Dans son sac, les policiers retrouvent un foulard, un masque, un unique gant de chantier, une paire de lunettes de piscine, un stylo feutre mais aussi des tracts contre le capitalisme. Pour justifier ces derniers, il avoue « ce sont des tracts que l’on m’a distribués ». La présidente lui demande à plusieurs reprises « pourquoi un gant ? Un seul gant ». Ne sachant pas quoi répondre, il hausse les épaules et dit seulement « j’ai perdu l’autre », réponse que la présidente peine à croire.

 

Lors de l’énonciation des faits, même la présidente se perd dans son discours et commence à confondre cortège déclaré et non déclaré. Celui-ci, qui a été repoussé à cause des tirs lacrymogènes, fait demi-tour. C’est à ce moment-là que l’accusé a vu certains manifestants taper dans le panneau publicitaire, il s’explique « j’ai vu des gens le faire alors j’ai suivi ».

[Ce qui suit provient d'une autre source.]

int reduce_fused(wcg_ctx* c) {
    const u64 total = c->gslots + c->lslots;
    RC(ensure_recs(c, total));
    c->dev_sized = true;
    RC(ensure(c, &c->d_out, &c->out_cap, merged_bound(c, total, false) + 64));
    if (!c->fr_buf) {
// ... 15 lines not shown
    }
    if (!c->counts_clean) HIPCHK(c, hipMemsetAsync(&c->st->nrec, 0, 2 * sizeof(u64), c->stream));
    c->counts_clean = false;
    FrArgs a = c->fr;
    a.gtab = c->gtab; a.gslots = c->gslots; a.ltab = c->ltab; a.lslots = c->lslots;
    a.arena = c->arena; a.st = c->st; a.total_out = c->d_scalar;
    a.rec = c->recA; a.rec_cap = c->rec_cap; a.out_rec = c->recB; a.out = c->d_out;
    c->fr_epoch = (c->fr_epoch + 1) & 0xFFFFFF;
    if (c->fr_epoch == 0) c->fr_epoch = 1;
    a.epoch = c->fr_epoch;
    const char* tenv = getenv("WCG_FUSED_TARGET");
    a.target = tenv ? (u32)std::max(1, atoi(tenv)) : FR_TARGET;
    a.nitems0 = (u32)cdiv(total, (u64)CP_NT * CP_IPT);
    if (c->timing_all) { c->phase_ev[2] = take_event(c); HIPCHK(c, hipEventRecord(c->phase_ev[2], c->stream)); }
    static const bool fclock = getenv("WCG_FUSED_CLOCK") != nullptr;
    static u64* d_fclk = nullptr;
    const unsigned fgrid = (unsigned)(2 * c->ncu);
    a.clk = nullptr;
    if (fclock) {
        if (!d_fclk) HIPCHK(c, hipMalloc(&d_fclk, ((u64)fgrid * FR_CLK + 8ull * FR_NPH * FR_CLK_ITEMS + 8ull * FR_NPH) * sizeof(u64)));
        HIPCHK(c, hipMemsetAsync(d_fclk, 0, ((u64)fgrid * FR_CLK + 8ull * FR_NPH * FR_CLK_ITEMS + 8ull * FR_NPH) * sizeof(u64), c->stream));
        a.clk = d_fclk;
    }
    if (!c->h_st_dev) HIPCHK(c, hipHostGetDevicePointer((void**)&c->h_st_dev, c->h_st, 0));
    a.host_st = c->h_st_dev;
    k_fused_reduce<<<fgrid, FR_NT, 0, c->stream>>>(a);
    HIPCHK(c, hipGetLastError());
    if (fclock) {
        std::vector<u64> h((u64)fgrid * FR_CLK + 8ull * FR_NPH * FR_CLK_ITEMS + 8ull * FR_NPH);
        HIPCHK(c, hipMemcpyAsync(h.data(), d_fclk, h.size() * sizeof(u64), hipMemcpyDeviceToHost, c->stream));
        HIPCHK(c, hipStreamSynchronize(c->stream));
        u64 t0 = ~0ull, tend = 0;
        for (unsigned w = 0; w < fgrid; w++) { t0 = std::min(t0, h[w * FR_CLK]); }
        fprintf(stderr, "wcg fused clock (us from the first workgroup's start):");
        for (int p = 0; p < FR_NPH; p++) {
// ... 65 lines not shown
                std::vector<double> v = d[k];
                std::sort(v.begin(), v.end());
                fprintf(stderr, "%s %.1f/%.1f/%.1f  ", nm[k], v[v.size() / 2], v[v.size() * 9 / 10], v.back());
            }
            fprintf(stderr, "\n");
            if (!slow.empty()) {
                std::sort(slow.begin(), slow.end());
                fprintf(stderr, "  P%d slowest items (us, records):", p);
                for (size_t k = slow.size() > 6 ? slow.size() - 6 : 0; k < slow.size(); k++)
                    fprintf(stderr, " %.1f/%llu", slow[k].first, (unsigned long long)slow[k].second);
                fprintf(stderr, "; median item %.1f/%llu\n", slow[slow.size() / 2].first, (unsigned long long)slow[slow.size() / 2].second);
            }
        }
    }
    if (c->timing_all) { c->phase_ev[3] = take_event(c); HIPCHK(c, hipEventRecord(c->phase_ev[3], c->stream)); }
    c->dev_sized = false;
    c->compacted = false;
    c->fused_last = true;
    return WCG_OK;
}

int reduce_fused_finish(wcg_ctx* c) {
    HIPCHK(c, hipStreamSynchronize(c->stream));
    c->sorted = c->recB;
    c->crec = c->recA;
    c->nrec = c->nkeys = c->h_st->nrec;
    c->out_len = *c->h_scalar;
    if (c->h_st->bad_input || c->h_st->overflow || c->h_st->spin_fail) {
        c->nrec = 0; c->out_len = 0; c->reduced = false;
        RC(check_status(c));
    }
    c->nrec_hint = c->nrec;
    c->long_hint = c->h_st->long_tokens;
    c->sorted_live = true;
    c->sorted_n = c->nrec;
    return WCG_OK;
}

int resolve(wcg_ctx* c) {
    if (!c->pending) return WCG_OK;
    c->pending = false;
    return reduce_fused_finish(c);
}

Déjà 5 condamnations pour violences, rebellions et outrages, son casier judiciaire n’arrange en rien les choses. Enfance difficile psychologiquement, il arrête l’école à 18 ans et joins l’armée en 2011 pour une durée d’un an. Touchant le chômage, il enchaîne les missions d’intérim. Dans l’optique de passer son code prochainement, il appuie sur ce point pour prouver son insertion à la Cour.

 

Avant de laisser la parole au procureur, Philippe désigne son geste comme un « acte idiot ». Il avoue même qu’il s’est laissé emporter par la foule. La présidente en profite pour le réprimander « et le libre arbitre Monsieur ? ». De la même façon, le procureur n’en croit pas un mot « c’est un Gilet Jaune depuis le début alors, au bout du 25ème acte, la masse il connait » dit-il avant d’exiger trois mois d’emprisonnement avec mandat de dépôt.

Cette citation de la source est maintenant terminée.